I don't remember exactly how I heard about this book but it immediately caught my attention when I heard that it suggests productivity tricks based on the use of to-do lists. I was and still am a great fan of lists: they really helped me to untangle the huge mass of tasks and problems I have dealt with in the last ten years. I'm using lists for almost everything, including when I'm preparing the luggage for a trip.

I must admit that the author's method is quite interesting and effective. To say that it is simply based on lists is a huge understatement. David Allen proposes a process to deal with everyday's activities in which for every task that must be faced a "next action" is defined. Lists and calendars serve for keeping the mind free, instead of trying to maintain schedules, appointments, deadlines, notes and things to do all in one's memory.

Most of the advices proposed in Getting things done are purely based on common sense, but they are strangely often forgotten or dismissed, especially in work environments.
I've learnt some interesting few tricks from this book. Three are worth mentioning here, that is: the 2 minutes rule (if you need less than 2 minutes to do something don't defer it and do it now), the importance of always identifying a next action for each task and defining in meetings a clear purpose at the beginning and a list of actions (and responsibilities) at the end.

The book has been initially published in 2001 and there isn't much emphasis on the exploitation of technology (besides some random mentions of PDAs - that was way before smartphones! - and personal productivity features of desktop softwares like Outlook or Lotus Notes). This should not be considered detrimental of the book: its value is in the process, not in the suggested (low tech) implementation.

Despite these good things there are also some annoying facts about Getting things done. To start with, its messianic style, the constantly repeated mantra that your life can deeply change if you follow the advices of this book. Moreover while the method can really apply to everyone (and, to say the truth, this is often repeated throughout the pages) the examples in Getting things done refer always to a vip audience. All this gives the impression that David Allen is constantly promoting his activity as a consultant: this is legit of course, but it is sincerely annoying to get this feeling in a book you've bought.

Finally, despite the book is not very long, often concepts are repeated over and over again. You could actually get the same value from it even if it had 40% less pages.

Despite these flaws I deeply suggest the reading of Getting things done to those who feel in trouble to keep the pace of business and personal events. I honestly learnt some useful strategies here, which at the end is the only thing that matters in a book like this.

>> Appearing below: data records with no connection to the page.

using bn_act::Act;
using ActTransformKernel = void (*)(const bf16*, bf16*, const float*, const float*, const float*, const float*, int, int);
using ActBwdReduceKernel = void (*)(const bf16*, const bf16*, const float*, const float*, const float*, const float*, float*, float*,
// ... 37 lines not shown
}
static ResBwdReduceKernel res_bwd_reduce_kernel() { return bn_res::k_res_bwd_reduce; }
template <typename P>
static ResInferKernel<P> res_infer_kernel(int vec, bool add) {
  return with_const<1, kEwVec>(vec, [&](auto v) -> ResInferKernel<P> {
    return add ? bn_res::k_res_infer<decltype(v)::value, bn_res::kResAdd, P> : bn_res::k_res_infer<decltype(v)::value, bn_res::kResPlain, P>;
  });
}

cudaError_t load_kernels() {
  cudaFuncAttributes attr;
  cudaError_t e = cudaSuccess;
  auto load = [&](auto kernel) { if (kernel && e == cudaSuccess) e = cudaFuncGetAttributes(&attr, kernel); };
  load(&k_bn_sync_merge);
  load(res_bwd_reduce_kernel());
  for (int src = 0; src < kGradSrcs; src++) {
    load(bwd_reduce_kernel(src, false));
    load(bwd_reduce_kernel(src, true));
  }
  for (int vec : {1, kStatsVec, kEwVec}) {
    load(stats_kernel(vec));
    load(stats_dual_kernel(vec));
    load(sync_stats_kernel(vec));
    load(pool_fwd_kernel(vec));
    for (int tail = 0; tail < kTails; tail++) load(transform_kernel(vec, tail));
    for (int src = 0; src < kGradSrcs; src++)
      for (bool fct_ptr : {false, true})
        for (bool dual : {false, true}) load(bwd_elemt_kernel(vec, src, fct_ptr, dual));
    load(infer_pool_kernel<float>(vec));
    load(infer_pool_kernel<bf16>(vec));
    for (int tail = 0; tail < kTails; tail++) {
      load(infer_transform_kernel<float>(vec, tail));
      load(infer_transform_kernel<bf16>(vec, tail));
    }
    for (int act : {bn_act::kActRelu6, bn_act::kActSilu, bn_act::kActHardswish}) {
      if (vec == 1) load(act_bwd_reduce_kernel(act));
      load(act_transform_kernel(vec, act));
      load(act_infer_kernel<float>(vec, act));
      load(act_infer_kernel<bf16>(vec, act));
    }
    for (bool b : {false, true}) {
      load(res_transform_kernel(vec, b));
      load(res_infer_kernel<float>(vec, b));
      load(res_infer_kernel<bf16>(vec, b));
    }
  }
  return e;
}

constexpr cudaError_t kNoKernel = cudaErrorInvalidDeviceFunction;

static cudaError_t launch_stats(const FwdArgs& a, float* sync_row, cudaStream_t st) {
  Scratch s = carve(a.scratch, a.c);
  dim3 block, grid;
  reduce_config(a.m, a.c, &block, &grid);
  const int vec = vec_ok(a.c, &a.x, 1) ? kStatsVec : 1;
  block.x /= vec;
  const size_t smem = vec == kStatsVec ? stats_ring_bytes(block) : 0;
  const bf16* x = static_cast<const bf16*>(a.x);
  if (sync_row) {
    const SyncStatsKernel k = sync_stats_kernel(vec);
    if (!k) return kNoKernel;
    k<<<grid, block, smem, st>>>(x, sync_row, a.eps, s.staging, s.semaphores, a.m, a.c);
  } else {
    const StatsKernel k = stats_kernel(vec);
    if (!k) return kNoKernel;
    StatsOut o{a.save_mean, a.save_invstd, a.running_mean, a.running_var, a.num_batches_tracked, a.momentum,
               (float)((double)a.m / (double)(a.m - 1)), a.eps};
    k<<<grid, block, smem, st>>>(x, o, s.staging, s.semaphores, a.m, a.c);
  }
  return cudaGetLastError();
}

static cudaError_t launch_transform(const FwdArgs& a, cudaStream_t st) {
  const void* ptrs[3] = {a.x, a.y, a.identity ? a.identity : a.x};
  const int vec = vec_ok(a.c, ptrs, 3) ? kEwVec : 1;
  dim3 block, grid;
  ew_config(a.m, a.c, vec, &block, &grid);
  const TransformKernel k = transform_kernel(vec, !a.relu ? kTailNone : a.identity ? kTailAddRelu : kTailRelu);
  if (!k) return kNoKernel;
  k<<<grid, block, 0, st>>>(static_cast<const bf16*>(a.x), static_cast<const bf16*>(a.identity), static_cast<bf16*>(a.y),
                            static_cast<uint8_t*>(a.mask), a.save_mean, a.save_invstd, a.weight, a.bias, nullptr, nullptr, nullptr,
                            nullptr, a.m, a.c);
  return cudaGetLastError();
}

static PoolDims pool_dims(int h, int w) { return PoolDims{h, w, (h - 1) / 2 + 1, (w - 1) / 2 + 1}; }

static cudaError_t launch_pool_fwd(const FwdArgs& a, cudaStream_t st) {
  const PoolDims d = pool_dims(a.pool_h, a.pool_w);
  const int pooled_rows = a.m / (a.pool_h * a.pool_w) * d.oh * d.ow;
  const void* ptrs[3] = {a.x, a.y, a.argmax};
  const int vec = vec_ok(a.c, ptrs, 3) ? kEwVec : 1;
  dim3 block, grid;
  ew_config(pooled_rows, a.c, vec, &block, &grid);
  const PoolFwdKernel k = pool_fwd_kernel(vec);
  if (!k) return kNoKernel;
  k<<<grid, block, 0, st>>>(static_cast<const bf16*>(a.x), static_cast<bf16*>(a.y), static_cast<uint8_t*>(a.argmax), a.save_mean,
                            a.save_invstd, a.weight, a.bias, d, pooled_rows, a.c);
  return cudaGetLastError();
}

cudaError_t forward(const FwdArgs& a, cudaStream_t st) {
  const cudaError_t e = launch_stats(a, nullptr, st);
  if (e != cudaSuccess) return e;
  return a.pool_h ? launch_pool_fwd(a, st) : launch_transform(a, st);
}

Getting things done - The art of stress-free productivity, David Allen, Penguin Books 2001

Source Wikipedia

Introducing My Nerdie Bookshelf

I love reading: this is a thing in the family, since between my wife, our 10 years old son and me our house is really flooded with books.

I enjoyed keeping track of the books I read, both in paper and electronic form, but I never liked to mix my leisure time with my professional reading. Therefore even at home I try to keep separate my technical bookshelf (My nerdy bookshelf) with the other (huge…) ones used to store everything, from gothic novels to italian thriller, from art books to comics.

I enjoy using Anobii to keep track of the “leisure time” books I read and buy, but, for what I’ve said before, I don’t feel like using it for my nerdy reading as well. At the same time, I do really feel the need to write some comments after I’ve read a professional book. That’s why I fancied about reactivating this very neglected blog to start the My Nerdy Bookshelf series of posts. Here I’ll report comments for the technical books I read, mostly related to my present IT profession of Project Manager and Software Architect (Ok, let’s also add Entrepreneur, since I’m an associate of Net7 srl).

I’m going to write these posts mostly for myself and of course if they can be valuable for others I’ll be more than happy. At the same time it’s going to be a personal thing, not a “professional” blogger activity. I’ll report my personal impressions, with humility and honesty: my 2 cents, hopefully with attitude!